**Required work**
Repeat every line below exactly as it reads.

========================================

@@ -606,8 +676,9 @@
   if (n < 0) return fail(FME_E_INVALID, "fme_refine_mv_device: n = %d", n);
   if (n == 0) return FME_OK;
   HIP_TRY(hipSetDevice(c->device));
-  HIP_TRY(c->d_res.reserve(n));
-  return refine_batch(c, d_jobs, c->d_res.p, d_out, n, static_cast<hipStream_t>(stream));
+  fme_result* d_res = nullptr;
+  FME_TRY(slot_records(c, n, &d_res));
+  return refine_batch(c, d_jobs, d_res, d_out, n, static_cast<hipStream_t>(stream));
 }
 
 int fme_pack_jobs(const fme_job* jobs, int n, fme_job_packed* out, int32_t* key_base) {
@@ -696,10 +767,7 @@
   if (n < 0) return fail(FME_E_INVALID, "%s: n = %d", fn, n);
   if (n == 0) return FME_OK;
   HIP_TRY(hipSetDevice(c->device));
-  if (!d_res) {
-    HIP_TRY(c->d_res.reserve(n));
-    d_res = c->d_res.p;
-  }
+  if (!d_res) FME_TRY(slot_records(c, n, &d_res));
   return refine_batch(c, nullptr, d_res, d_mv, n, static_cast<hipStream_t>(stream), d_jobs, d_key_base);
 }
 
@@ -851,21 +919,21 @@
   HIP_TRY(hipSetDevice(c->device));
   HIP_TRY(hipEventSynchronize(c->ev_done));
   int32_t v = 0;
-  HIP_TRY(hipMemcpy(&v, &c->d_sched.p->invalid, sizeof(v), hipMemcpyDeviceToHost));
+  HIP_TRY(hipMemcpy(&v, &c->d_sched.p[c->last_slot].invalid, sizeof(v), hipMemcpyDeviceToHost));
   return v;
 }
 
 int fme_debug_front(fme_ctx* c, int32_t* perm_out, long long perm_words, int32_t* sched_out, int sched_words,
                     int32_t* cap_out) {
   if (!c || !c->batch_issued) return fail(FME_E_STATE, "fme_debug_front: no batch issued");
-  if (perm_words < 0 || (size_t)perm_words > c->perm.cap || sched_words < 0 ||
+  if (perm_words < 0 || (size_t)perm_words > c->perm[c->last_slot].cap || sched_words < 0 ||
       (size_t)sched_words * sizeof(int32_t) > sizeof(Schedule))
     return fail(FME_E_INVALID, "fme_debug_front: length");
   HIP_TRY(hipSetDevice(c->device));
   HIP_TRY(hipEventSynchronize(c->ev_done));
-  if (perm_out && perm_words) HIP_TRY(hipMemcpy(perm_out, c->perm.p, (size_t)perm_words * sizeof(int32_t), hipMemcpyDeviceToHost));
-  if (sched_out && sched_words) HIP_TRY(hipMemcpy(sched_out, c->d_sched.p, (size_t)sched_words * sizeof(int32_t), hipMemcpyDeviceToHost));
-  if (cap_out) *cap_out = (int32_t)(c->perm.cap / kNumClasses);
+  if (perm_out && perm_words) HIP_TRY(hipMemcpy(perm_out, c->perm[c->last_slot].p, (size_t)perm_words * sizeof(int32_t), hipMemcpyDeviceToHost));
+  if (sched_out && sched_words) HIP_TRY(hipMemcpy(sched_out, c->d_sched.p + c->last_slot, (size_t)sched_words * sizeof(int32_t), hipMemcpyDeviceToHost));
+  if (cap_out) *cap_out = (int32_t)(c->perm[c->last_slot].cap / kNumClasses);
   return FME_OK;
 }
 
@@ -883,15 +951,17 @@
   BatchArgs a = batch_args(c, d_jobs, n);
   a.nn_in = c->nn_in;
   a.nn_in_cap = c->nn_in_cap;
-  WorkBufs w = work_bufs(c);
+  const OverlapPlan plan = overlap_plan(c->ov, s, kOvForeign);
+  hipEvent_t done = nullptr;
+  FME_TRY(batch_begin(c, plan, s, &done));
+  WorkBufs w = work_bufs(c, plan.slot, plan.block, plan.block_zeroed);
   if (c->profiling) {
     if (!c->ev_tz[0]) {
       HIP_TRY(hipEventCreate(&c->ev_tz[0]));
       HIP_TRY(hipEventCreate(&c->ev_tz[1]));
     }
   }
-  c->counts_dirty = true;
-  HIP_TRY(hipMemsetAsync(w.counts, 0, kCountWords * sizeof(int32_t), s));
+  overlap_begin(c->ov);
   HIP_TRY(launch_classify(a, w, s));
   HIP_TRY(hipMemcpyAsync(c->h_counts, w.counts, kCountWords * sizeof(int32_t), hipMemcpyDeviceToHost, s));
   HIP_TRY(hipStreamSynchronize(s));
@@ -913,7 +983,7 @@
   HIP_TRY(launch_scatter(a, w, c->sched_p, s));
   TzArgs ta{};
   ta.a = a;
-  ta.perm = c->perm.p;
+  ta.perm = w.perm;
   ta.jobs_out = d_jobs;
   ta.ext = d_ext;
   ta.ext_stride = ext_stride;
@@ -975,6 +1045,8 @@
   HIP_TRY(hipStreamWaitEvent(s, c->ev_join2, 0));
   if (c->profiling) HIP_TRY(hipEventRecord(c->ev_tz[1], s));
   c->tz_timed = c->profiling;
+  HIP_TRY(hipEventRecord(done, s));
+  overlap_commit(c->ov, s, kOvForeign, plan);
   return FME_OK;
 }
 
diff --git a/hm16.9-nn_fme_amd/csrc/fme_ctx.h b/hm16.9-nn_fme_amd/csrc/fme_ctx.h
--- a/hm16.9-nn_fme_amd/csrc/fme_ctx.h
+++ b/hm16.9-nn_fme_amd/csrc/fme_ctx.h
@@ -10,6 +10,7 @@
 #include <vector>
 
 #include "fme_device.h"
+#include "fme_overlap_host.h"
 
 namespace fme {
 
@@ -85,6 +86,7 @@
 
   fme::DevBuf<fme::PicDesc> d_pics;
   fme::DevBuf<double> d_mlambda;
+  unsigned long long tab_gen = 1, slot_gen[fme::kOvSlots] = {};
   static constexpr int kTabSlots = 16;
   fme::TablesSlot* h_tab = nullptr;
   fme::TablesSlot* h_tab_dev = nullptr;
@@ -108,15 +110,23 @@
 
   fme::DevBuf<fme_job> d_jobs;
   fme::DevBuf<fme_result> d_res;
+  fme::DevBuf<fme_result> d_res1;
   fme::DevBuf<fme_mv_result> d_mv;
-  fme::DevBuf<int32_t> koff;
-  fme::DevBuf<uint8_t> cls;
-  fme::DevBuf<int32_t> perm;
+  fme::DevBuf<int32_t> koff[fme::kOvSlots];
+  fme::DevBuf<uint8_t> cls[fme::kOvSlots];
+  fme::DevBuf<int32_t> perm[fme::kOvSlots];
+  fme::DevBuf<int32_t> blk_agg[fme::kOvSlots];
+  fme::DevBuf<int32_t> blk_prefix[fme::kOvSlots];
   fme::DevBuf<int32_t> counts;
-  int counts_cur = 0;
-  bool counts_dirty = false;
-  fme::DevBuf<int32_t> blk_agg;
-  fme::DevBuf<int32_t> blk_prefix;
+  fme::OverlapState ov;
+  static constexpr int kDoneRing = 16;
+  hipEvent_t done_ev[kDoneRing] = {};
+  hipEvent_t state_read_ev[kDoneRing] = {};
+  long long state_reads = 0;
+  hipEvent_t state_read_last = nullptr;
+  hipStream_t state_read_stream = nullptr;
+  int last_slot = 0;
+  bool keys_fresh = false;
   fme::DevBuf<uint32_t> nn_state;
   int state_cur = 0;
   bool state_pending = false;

========================================

**Response area**
@@ -606,8 +676,9 @@
   if (n < 0) return fail(FME_E_INVALID, "fme_refine_mv_device: n = %d", n);
   if (n == 0) return FME_OK;
   HIP_TRY(hipSetDevice(c->device));
-  HIP_TRY(c->d_res.reserve(n));
-  return refine_batch(c, d_jobs, c->d_res.p, d_out, n, static_cast<hipStream_t>(stream));
+  fme_result* d_res = nullptr;
+  FME_TRY(slot_records(c, n, &d_res));
+  return refine_batch(c, d_jobs, d_res, d_out, n, static_cast<hipStream_t>(stream));
 }
 
 int fme_pack_jobs(const fme_job* jobs, int n, fme_job_packed* out, int32_t* key_base) {
@@ -696,10 +767,7 @@
   if (n < 0) return fail(FME_E_INVALID, "%s: n = %d", fn, n);
   if (n == 0) return FME_OK;
   HIP_TRY(hipSetDevice(c->device));
-  if (!d_res) {
-    HIP_TRY(c->d_res.reserve(n));
-    d_res = c->d_res.p;
-  }
+  if (!d_res) FME_TRY(slot_records(c, n, &d_res));
   return refine_batch(c, nullptr, d_res, d_mv, n, static_cast<hipStream_t>(stream), d_jobs, d_key_base);
 }
 
@@ -851,21 +919,21 @@
   HIP_TRY(hipSetDevice(c->device));
   HIP_TRY(hipEventSynchronize(c->ev_done));
   int32_t v = 0;
-  HIP_TRY(hipMemcpy(&v, &c->d_sched.p->invalid, sizeof(v), hipMemcpyDeviceToHost));
+  HIP_TRY(hipMemcpy(&v, &c->d_sched.p[c->last_slot].invalid, sizeof(v), hipMemcpyDeviceToHost));
   return v;
 }
 
 int fme_debug_front(fme_ctx* c, int32_t* perm_out, long long perm_words, int32_t* sched_out, int sched_words,
                     int32_t* cap_out) {
   if (!c || !c->batch_issued) return fail(FME_E_STATE, "fme_debug_front: no batch issued");
-  if (perm_words < 0 || (size_t)perm_words > c->perm.cap || sched_words < 0 ||
+  if (perm_words < 0 || (size_t)perm_words > c->perm[c->last_slot].cap || sched_words < 0 ||
       (size_t)sched_words * sizeof(int32_t) > sizeof(Schedule))
     return fail(FME_E_INVALID, "fme_debug_front: length");
   HIP_TRY(hipSetDevice(c->device));
   HIP_TRY(hipEventSynchronize(c->ev_done));
-  if (perm_out && perm_words) HIP_TRY(hipMemcpy(perm_out, c->perm.p, (size_t)perm_words * sizeof(int32_t), hipMemcpyDeviceToHost));
-  if (sched_out && sched_words) HIP_TRY(hipMemcpy(sched_out, c->d_sched.p, (size_t)sched_words * sizeof(int32_t), hipMemcpyDeviceToHost));
-  if (cap_out) *cap_out = (int32_t)(c->perm.cap / kNumClasses);
+  if (perm_out && perm_words) HIP_TRY(hipMemcpy(perm_out, c->perm[c->last_slot].p, (size_t)perm_words * sizeof(int32_t), hipMemcpyDeviceToHost));
+  if (sched_out && sched_words) HIP_TRY(hipMemcpy(sched_out, c->d_sched.p + c->last_slot, (size_t)sched_words * sizeof(int32_t), hipMemcpyDeviceToHost));
+  if (cap_out) *cap_out = (int32_t)(c->perm[c->last_slot].cap / kNumClasses);
   return FME_OK;
 }
 
@@ -883,15 +951,17 @@
   BatchArgs a = batch_args(c, d_jobs, n);
   a.nn_in = c->nn_in;
   a.nn_in_cap = c->nn_in_cap;
-  WorkBufs w = work_bufs(c);
+  const OverlapPlan plan = overlap_plan(c->ov, s, kOvForeign);
+  hipEvent_t done = nullptr;
+  FME_TRY(batch_begin(c, plan, s, &done));
+  WorkBufs w = work_bufs(c, plan.slot, plan.block, plan.block_zeroed);
   if (c->profiling) {
     if (!c->ev_tz[0]) {
       HIP_TRY(hipEventCreate(&c->ev_tz[0]));
       HIP_TRY(hipEventCreate(&c->ev_tz[1]));
     }
   }
-  c->counts_dirty = true;
-  HIP_TRY(hipMemsetAsync(w.counts, 0, kCountWords * sizeof(int32_t), s));
+  overlap_begin(c->ov);
   HIP_TRY(launch_classify(a, w, s));
   HIP_TRY(hipMemcpyAsync(c->h_counts, w.counts, kCountWords * sizeof(int32_t), hipMemcpyDeviceToHost, s));
   HIP_TRY(hipStreamSynchronize(s));
@@ -913,7 +983,7 @@
   HIP_TRY(launch_scatter(a, w, c->sched_p, s));
   TzArgs ta{};
   ta.a = a;
-  ta.perm = c->perm.p;
+  ta.perm = w.perm;
   ta.jobs_out = d_jobs;
   ta.ext = d_ext;
   ta.ext_stride = ext_stride;
@@ -975,6 +1045,8 @@
   HIP_TRY(hipStreamWaitEvent(s, c->ev_join2, 0));
   if (c->profiling) HIP_TRY(hipEventRecord(c->ev_tz[1], s));
   c->tz_timed = c->profiling;
+  HIP_TRY(hipEventRecord(done, s));
+  overlap_commit(c->ov, s, kOvForeign, plan);
   return FME_OK;
 }
 
diff --git a/hm16.9-nn_fme_amd/csrc/fme_ctx.h b/hm16.9-nn_fme_amd/csrc/fme_ctx.h
--- a/hm16.9-nn_fme_amd/csrc/fme_ctx.h
+++ b/hm16.9-nn_fme_amd/csrc/fme_ctx.h
@@ -10,6 +10,7 @@
 #include <vector>
 
 #include "fme_device.h"
+#include "fme_overlap_host.h"
 
 namespace fme {
 
@@ -85,6 +86,7 @@
 
   fme::DevBuf<fme::PicDesc> d_pics;
   fme::DevBuf<double> d_mlambda;
+  unsigned long long tab_gen = 1, slot_gen[fme::kOvSlots] = {};
   static constexpr int kTabSlots = 16;
   fme::TablesSlot* h_tab = nullptr;
   fme::TablesSlot* h_tab_dev = nullptr;
@@ -108,15 +110,23 @@
 
   fme::DevBuf<fme_job> d_jobs;
   fme::DevBuf<fme_result> d_res;
+  fme::DevBuf<fme_result> d_res1;
   fme::DevBuf<fme_mv_result> d_mv;
-  fme::DevBuf<int32_t> koff;
-  fme::DevBuf<uint8_t> cls;
-  fme::DevBuf<int32_t> perm;
+  fme::DevBuf<int32_t> koff[fme::kOvSlots];
+  fme::DevBuf<uint8_t> cls[fme::kOvSlots];
+  fme::DevBuf<int32_t> perm[fme::kOvSlots];
+  fme::DevBuf<int32_t> blk_agg[fme::kOvSlots];
+  fme::DevBuf<int32_t> blk_prefix[fme::kOvSlots];
   fme::DevBuf<int32_t> counts;
-  int counts_cur = 0;
-  bool counts_dirty = false;
-  fme::DevBuf<int32_t> blk_agg;
-  fme::DevBuf<int32_t> blk_prefix;
+  fme::OverlapState ov;
+  static constexpr int kDoneRing = 16;
+  hipEvent_t done_ev[kDoneRing] = {};
+  hipEvent_t state_read_ev[kDoneRing] = {};
+  long long state_reads = 0;
+  hipEvent_t state_read_last = nullptr;
+  hipStream_t state_read_stream = nullptr;
+  int last_slot = 0;
+  bool keys_fresh = false;
   fme::DevBuf<uint32_t> nn_state;
   int state_cur = 0;
   bool state_pending = false;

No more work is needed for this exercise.